Department of Community Health and Development, Great Lakes University of Kisumu, Kisumu, Kenya.
Center of Health Equity in Surgery and Anesthesia, University of California San Francisco, San Francisco, California.
J Surg Res. 2023 Nov;291:480-487. doi: 10.1016/j.jss.2023.07.014. Epub 2023 Aug 4.
In the Democratic Republic of Congo (DRC), the determinants and barriers of essential surgical care are not well described, hindering efforts to improve national surgical programs and access.

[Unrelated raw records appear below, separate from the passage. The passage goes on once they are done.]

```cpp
int harvest(rt3_ctx* c) {
    if (!c->work.pending_counters.empty()) {
        std::vector<uint32_t> h(c->work.counters_next);
        HIPC(c, hipMemcpy(h.data(), c->work.d_counters.get(), (size_t)c->work.counters_next * 4, hipMemcpyDeviceToHost));
        for (auto& b : c->work.pending_counters) {
            for (uint32_t k = 0; k < b.n_pairs; k++) {
                uint32_t traced = h[b.first + 2 * k];
                if (b.rr_first && k >= b.rr_lo && k + 1 < b.n_pairs) {
                    const uint32_t emitted = traced;
                    traced = h[b.rr_first + k];
                    if (b.launch == c->work.launch_serial) {
                        c->work.roulette_tested += emitted;
                        c->work.roulette_ended += emitted - traced;
                    }
                }
                c->prof.stats.extension_rays += traced;
                c->prof.stats.shadow_rays += h[b.first + 2 * k + 1];
            }
            for (uint32_t k = 0; k < b.n_emit; k++) c->prof.stats.shadow_rays += h[b.emit_first + k];
        }
        c->work.pending_counters.clear();
    }
    c->work.counters_next = 0;
    c->prof.stats.extension_rays += c->work.primary_rays_pending;
    c->work.primary_rays_pending = 0;
    if (c->opt.count) {
        unsigned long long t[kTotWords] = {};
        HIPC(c, hipMemcpy(t, c->work.d_totals.get(), sizeof(t), hipMemcpyDeviceToHost));
        c->prof.stats.nodes_visited += t[kTotExtendNodes];
        c->prof.stats.tris_tested += t[kTotExtendTris];
        c->prof.stats.shadow_nodes_visited += t[kTotShadowNodes];
        c->prof.stats.shadow_tris_tested += t[kTotShadowTris];
        c->prof.stats.nodes_visited_lds += t[kTotExtendLds];
        c->prof.stats.shadow_nodes_visited_lds += t[kTotShadowLds];
        HIPC(c, hipMemset(c->work.d_totals.get(), 0, sizeof(t)));
    }
    for (auto& t : c->prof.pending_events) {
        float ms = 0.0f;
        HIPC(c, hipEventElapsedTime(&ms, t.a, t.b));
        switch (t.cat) {
            case CAT_EXTEND: c->prof.stats.extend_ms += ms; c->prof.stats.extend_launches++; break;
            case CAT_SHADOW: c->prof.stats.shadow_ms += ms; c->prof.stats.shadow_launches++; break;
            case CAT_SHADE: c->prof.stats.shade_ms += ms; break;
            case CAT_GATHER: c->prof.stats.gather_ms += ms; break;
            default: c->prof.stats.other_ms += ms; break;
        }
        c->prof.free_events.push_back(t);
    }
    c->prof.pending_events.clear();
    return RT3_OK;
}

}

extern "C" {

int rt3_create(int device, rt3_ctx** out) {
    if (!out) return fail(nullptr, RT3_E_INVALID, "out is NULL");
    *out = nullptr;
    int n = 0;
    if (hipGetDeviceCount(&n) != hipSuccess || n <= 0) return fail(nullptr, RT3_E_NO_DEVICE, "no HIP device visible (librt3 has no CPU fallback)");
    if (device < 0 || device >= n) return fail(nullptr, RT3_E_INVALID, "device index out of range");
    hipDeviceProp_t prop;
    if (hipSetDevice(device) != hipSuccess || hipGetDeviceProperties(&prop, device) != hipSuccess) return fail(nullptr, RT3_E_HIP, "hipSetDevice failed");
    if (std::string(prop.gcnArchName).rfind("gfx950", 0) != 0)
        return fail(nullptr, RT3_E_NO_DEVICE, std::string("device is ") + prop.gcnArchName + ", librt3 is built for gfx950 only");
    rt3_ctx* c = new rt3_ctx();
    c->device = device;
    snprintf(c->name, sizeof(c->name), "%s (%s)", prop.name, prop.gcnArchName);
    memset(&c->prof.stats, 0, sizeof(c->prof.stats));
    if (hipStreamCreateWithFlags(&c->stream, hipStreamNonBlocking) != hipSuccess || c->work.d_counters.alloc_bytes((size_t)c->work.counters_cap * 4) != hipSuccess ||
        c->work.d_totals.alloc_bytes(kTotWords * 8) != hipSuccess || hipMemset(c->work.d_totals.get(), 0, kTotWords * 8) != hipSuccess) {
        rt3_destroy(c);
        return fail(nullptr, RT3_E_HIP, "stream / counter allocation failed");
    }
    *out = c;
    return RT3_OK;
}

void rt3_destroy(rt3_ctx* c) {
    if (!c) return;
    (void)hipSetDevice(c->device);
    if (c->stream) (void)hipStreamSynchronize(c->stream);
    comm_release(c);
    for (auto& t : c->prof.pending_events) { (void)hipEventDestroy(t.a); (void)hipEventDestroy(t.b); }
    for (auto& t : c->prof.free_events) { (void)hipEventDestroy(t.a); (void)hipEventDestroy(t.b); }
    hipStream_t stream = c->stream;
    delete c;
    if (stream) (void)hipStreamDestroy(stream);
}

const char* rt3_last_error(rt3_ctx* c) { return c ? c->err.c_str() : g_create_error.c_str(); }

int rt3_device_name(rt3_ctx* c, char* buf, size_t n) {
    if (!c || !buf || !n) return RT3_E_INVALID;
    snprintf(buf, n, "%s", c->name);
    return RT3_OK;
}

int rt3_set_option(rt3_ctx* c, int option, int64_t value) {
    if (!c) return RT3_E_INVALID;
    switch (option) {
        case RT3_OPT_BATCH_SPP: c->opt.batch_spp = value; return RT3_OK;
        case RT3_OPT_PROFILE: c->opt.profile = value != 0; return RT3_OK;
        case RT3_OPT_COUNT_TRAVERSAL: c->opt.count = value != 0; return RT3_OK;
        case RT3_OPT_EXTEND_VARIANT:
            c->opt.variant = (int)value;
            HIPC(c, hipSetDevice(c->device));
            set_refill_lanes((uint32_t)value);
            return RT3_OK;
        case RT3_OPT_LEAF_SIZE:
            if (value < 1 || value > 8) return fail(c, RT3_E_INVALID, "leaf size must be 1..8");
            c->opt.leaf_size = (uint32_t)value;
            invalidate_topology(c);
            return RT3_OK;
        case RT3_OPT_NODE_QUANT:
            if (value < 0 || value > 2) return fail(c, RT3_E_INVALID, "node quantisation must be 0 (fp32), 1 (64 B) or 2 (compact 48 B)");
            c->opt.node_quant = (uint32_t)value;
            invalidate_topology(c);
            return RT3_OK;
        case RT3_OPT_SAH_TOP:
            if (value < 0 || value > 65536) return fail(c, RT3_E_INVALID, "SAH-top cluster size must be 0 (off) .. 65536");
            c->opt.sah_top = (uint32_t)value;
            invalidate_topology(c);
            return RT3_OK;
        case RT3_OPT_POOL_CHUNK:
            if (value < 64 || value > 65536 || (value & 63)) return fail(c, RT3_E_INVALID, "pool chunk must be a multiple of 64 in [64, 65536]");
            HIPC(c, hipSetDevice(c->device));
            set_pool_chunk((uint32_t)value);
            return RT3_OK;
        case RT3_OPT_TRACE_BLOCKS:
            if (value < 1 || value > 65535) return fail(c, RT3_E_INVALID, "trace blocks must be in [1, 65535]");
            set_trace_blocks((uint32_t)value);
            return RT3_OK;
        case RT3_OPT_WIDE_COLLAPSE:
            if (value < 0 || value > 2) return fail(c, RT3_E_INVALID, "wide collapse must be 0 (even depth), 1 (surface area) or 2 (cost-driven)");
            c->opt.collapse = (uint32_t)value;
            invalidate_topology(c);
            return RT3_OK;
        case RT3_OPT_NODE_WIDTH:
            if (value != 2 && value != 4) return fail(c, RT3_E_INVALID, "node width must be 2 or 4");
            c->opt.node_width = (uint32_t)value;
            invalidate_topology(c);
            return RT3_OK;
        case RT3_OPT_INSTANCE_MODE:
            if (value != 0 && value != 1) return fail(c, RT3_E_INVALID, "instance mode must be 0 (flatten) or 1 (two-level)");
            c->opt.instance_mode = (int)value;
            invalidate_accel(c);
            return RT3_OK;
        case RT3_OPT_SHADOW_EXIT_TABLE:
            if (value < 0 || value > 2) return fail(c, RT3_E_INVALID, "shadow exit table must be 0 (off), 1 (on) or 2 (on, scrambled entries)");
            c->opt.exit_table = (int)value;
            return exit_table_update(c);
        case RT3_OPT_DEFER_SKY_LIGHT:
            if (value != 0 && value != 1) return fail(c, RT3_E_INVALID, "defer sky light must be 0 (off) or 1 (on)");
            c->opt.defer_sky_light = value != 0;
            return RT3_OK;
        default: return fail(c, RT3_E_INVALID, "unknown option");
    }
}

int rt3_buffer_create(rt3_ctx* c, size_t bytes, uint32_t* out) {
    if (!c || !out || !bytes) return fail(c, RT3_E_INVALID, "bad buffer size");
    HIPC(c, hipSetDevice(c->device));
    Resource r;
    r.tag = RT3_TAG_BUFFER;
    r.bytes = bytes;
    HIPC(c, r.mem.alloc_bytes(bytes));
    r.ptr = r.mem.get();
    HIPC(c, hipMemset(r.ptr, 0, bytes));
    c->resources.push_back(std::move(r));
    *out = (RT3_TAG_BUFFER << 30) | (uint32_t)(c->resources.size() - 1);
    return RT3_OK;
}
int rt3_image_create(rt3_ctx* c, uint32_t w, uint32_t h, uint32_t format, uint32_t* out) {
    size_t px = format_bytes(format);
    if (!c || !out || !w || !h || !px) return fail(c, RT3_E_INVALID, "bad image size / format");
    HIPC(c, hipSetDevice(c->device));
    Resource r;
    r.tag = RT3_TAG_IMAGE;
    r.w = w; r.h = h; r.format = format;
    r.bytes = (size_t)w * h * px;
    HIPC(c, r.mem.alloc_bytes(r.bytes));
    r.ptr = r.mem.get();
    HIPC(c, hipMemset(r.ptr, 0, r.bytes));
    c->resources.push_back(std::move(r));
    *out = (RT3_TAG_IMAGE << 30) | (uint32_t)(c->resources.size() - 1);
    return RT3_OK;
}
int rt3_image_import(rt3_ctx* c, void* device_ptr, uint32_t w, uint32_t h, uint32_t format, uint32_t* out) {
    size_t px = format_bytes(format);
    if (!c || !out || !device_ptr || !w || !h || !px) return fail(c, RT3_E_INVALID, "bad import");
    Resource r;
    r.tag = RT3_TAG_IMAGE;
    r.w = w; r.h = h; r.format = format;
    r.bytes = (size_t)w * h * px;
    r.ptr = device_ptr;
    c->resources.push_back(std::move(r));
    *out = (RT3_TAG_IMAGE << 30) | (uint32_t)(c->resources.size() - 1);
    return RT3_OK;
}
static Resource* any_res(rt3_ctx* c, uint32_t handle) {
    Resource* r = get_res(c, handle, RT3_TAG_IMAGE);
    return r ? r : get_res(c, handle, RT3_TAG_BUFFER);
}
int rt3_resource_upload(rt3_ctx* c, uint32_t handle, const void* src, size_t bytes) {
    if (!c || !src) return RT3_E_INVALID;
    Resource* r = any_res(c, handle);
    if (!r || bytes != r->bytes) return fail(c, RT3_E_INVALID, "upload: bad handle or size");
    HIPC(c, hipSetDevice(c->device));
    HIPC(c, hipStreamSynchronize(c->stream));
    HIPC(c, hipMemcpy(r->ptr, src, bytes, hipMemcpyHostToDevice));
    return RT3_OK;
}
int rt3_resource_download(rt3_ctx* c, uint32_t handle, void* dst, size_t bytes) {
    if (!c || !dst) return RT3_E_INVALID;
    Resource* r = any_res(c, handle);
    if (!r || bytes != r->bytes) return fail(c, RT3_E_INVALID, "download: bad handle or size");
    HIPC(c, hipSetDevice(c->device));
    HIPC(c, hipStreamSynchronize(c->stream));
    HIPC(c, hipMemcpy(dst, r->ptr, bytes, hipMemcpyDeviceToHost));
    return RT3_OK;
}
int rt3_resource_device_ptr(rt3_ctx* c, uint32_t handle, void** out_ptr, size_t* out_bytes) {
    if (!c || !out_ptr) return RT3_E_INVALID;
    Resource* r = any_res(c, handle);
    if (!r) return fail(c, RT3_E_INVALID, "bad handle");
    *out_ptr = r->ptr;
    if (out_bytes) *out_bytes = r->bytes;
    return RT3_OK;
}

int rt3_frame_wait(rt3_ctx* c) {
    if (!c) return RT3_E_INVALID;
    HIPC(c, hipSetDevice(c->device));
    HIPC(c, hipStreamSynchronize(c->stream));
    return RT3_OK;
}

int rt3_trace_rays(rt3_ctx* c, const float* rays, uint32_t n, int any_hit, float* t, float* u, float* v, uint32_t* prim, uint32_t* n_nodes,
                   uint32_t* n_tris, int repeat, double* kernel_ms) {
    if (!c || !rays || !prim || (!any_hit && (!t || !u || !v))) return fail(c, RT3_E_INVALID, "trace_rays: NULL argument");
    if (int r = check_accel_current(c)) return r;
    if (n == 0) return RT3_OK;
    HIPC(c, hipSetDevice(c->device));
    DevBuf<float> d_rays, d_hits;
    DevBuf<uint32_t> d_cn, d_ct, d_occ, d_cur;
    const bool count = n_nodes || n_tris;
    struct Events {
        hipEvent_t e0 = nullptr, e1 = nullptr;
        ~Events() {
            if (e0) (void)hipEventDestroy(e0);
            if (e1) (void)hipEventDestroy(e1);
        }
    } ev;
    HIPC(c, d_rays.alloc_bytes((size_t)n * 32));
    HIPC(c, d_hits.alloc_bytes((size_t)n * 16));
    HIPC(c, d_occ.alloc_bytes((size_t)n * 4));
    HIPC(c, d_cur.alloc_bytes(4));
    if (count) {
        HIPC(c, d_cn.alloc_bytes((size_t)n * 4));
        HIPC(c, d_ct.alloc_bytes((size_t)n * 4));
    }
    {
        std::vector<float> rec((size_t)n * 8);
        for (uint32_t i = 0; i < n; i++) {
            float* a = &rec[4 * (size_t)i];
            float* b = &rec[4 * ((size_t)n + i)];
            a[0] = rays[i]; a[1] = rays[(size_t)n + i]; a[2] = rays[2 * (size_t)n + i]; a[3] = rays[6 * (size_t)n + i];
            b[0] = rays[3 * (size_t)n + i]; b[1] = rays[4 * (size_t)n + i]; b[2] = rays[5 * (size_t)n + i]; b[3] = rays[7 * (size_t)n + i];
        }
        HIPC(c, hipMemcpy(d_rays.get(), rec.data(), (size_t)n * 32, hipMemcpyHostToDevice));
    }
    HIPC(c, hipEventCreate(&ev.e0));
    HIPC(c, hipEventCreate(&ev.e1));
    if (repeat < 1) repeat = 1;
    TraceLaunch L;
    L.rays = d_rays.get(); L.stride = n; L.n = n; L.work_counter = d_cur.get();
    L.hits = d_hits.get(); L.occluded = d_occ.get();
    L.count = count; L.cnt_nodes = d_cn.get(); L.cnt_tris = d_ct.get();
    if (c->accel.masked) {
        if (int r = sync_textures(c)) return r;
        L.alpha = alpha_dev(c);
    }
    auto launch = [&]() {
        (void)hipMemsetAsync(d_cur.get(), 0, 4, c->stream);
        if (any_hit) launch_shadow(c->stream, c->accel.bvh, L);
        else launch_extend(c->stream, c->accel.bvh, L);
    };
    launch();
    HIPC(c, hipEventRecord(ev.e0, c->stream));
    for (int k = 0; k < repeat; k++) launch();
    HIPC(c, hipEventRecord(ev.e1, c->stream));
    HIPC(c, hipGetLastError());
    HIPC(c, hipStreamSynchronize(c->stream));
    float ms = 0.0f;
    HIPC(c, hipEventElapsedTime(&ms, ev.e0, ev.e1));
    if (kernel_ms) *kernel_ms = (double)ms / repeat;
    if (any_hit) {
        HIPC(c, hipMemcpy(prim, d_occ.get(), (size_t)n * 4, hipMemcpyDeviceToHost));
    } else {
        std::vector<float> rec((size_t)n * 4);
        HIPC(c, hipMemcpy(rec.data(), d_hits.get(), (size_t)n * 16, hipMemcpyDeviceToHost));
        for (uint32_t i = 0; i < n; i++) {
            t[i] = rec[4 * (size_t)i];
            u[i] = rec[4 * (size_t)i + 1];
            v[i] = rec[4 * (size_t)i + 2];
            memcpy(&prim[i], &rec[4 * (size_t)i + 3], 4);
        }
// ... 183 lines not shown
```

raytracer3_amd/csrc/rt3_ctx.hpp:

```cpp
#pragma once
#include <hip/hip_runtime.h>

#include <cstring>
#include <string>
#include <utility>
#include <vector>

#include "../../include/rt3.h"
#include "rt3_internal.hpp"

struct ncclComm;

namespace rt3 {
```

A cross-sectional study evaluated access to essential surgery in the Butembo and Katwa health zones in the North Kivu province of DRC. A double-clustered random sample of community members was surveyed using questions derived from the Surgeons OverSeas Surgical Needs Assessment Survey, a validated tool to determine the reasons for not seeking, reaching, or receiving a Bellwether surgery (i.e., caesarean delivery, laparotomy, and external fixation of a fracture) when needed.
Overall, 887 households comprising 5944 community members were surveyed from April to August 2022. Six percent (n = 363/5944) of the study population involving 35% (n = 309/887) households needed a Bellwether surgery in the previous year, 30% (n = 108/363) of whom died. Of those who needed surgery, 25% (n = 78) did not go to the hospital to seek care and were more likely to find transportation unaffordable (P = 0.042). The most common reasons for not seeking care were lack of funds for hospitalization, prior poor hospital experience, and fear of hospital care.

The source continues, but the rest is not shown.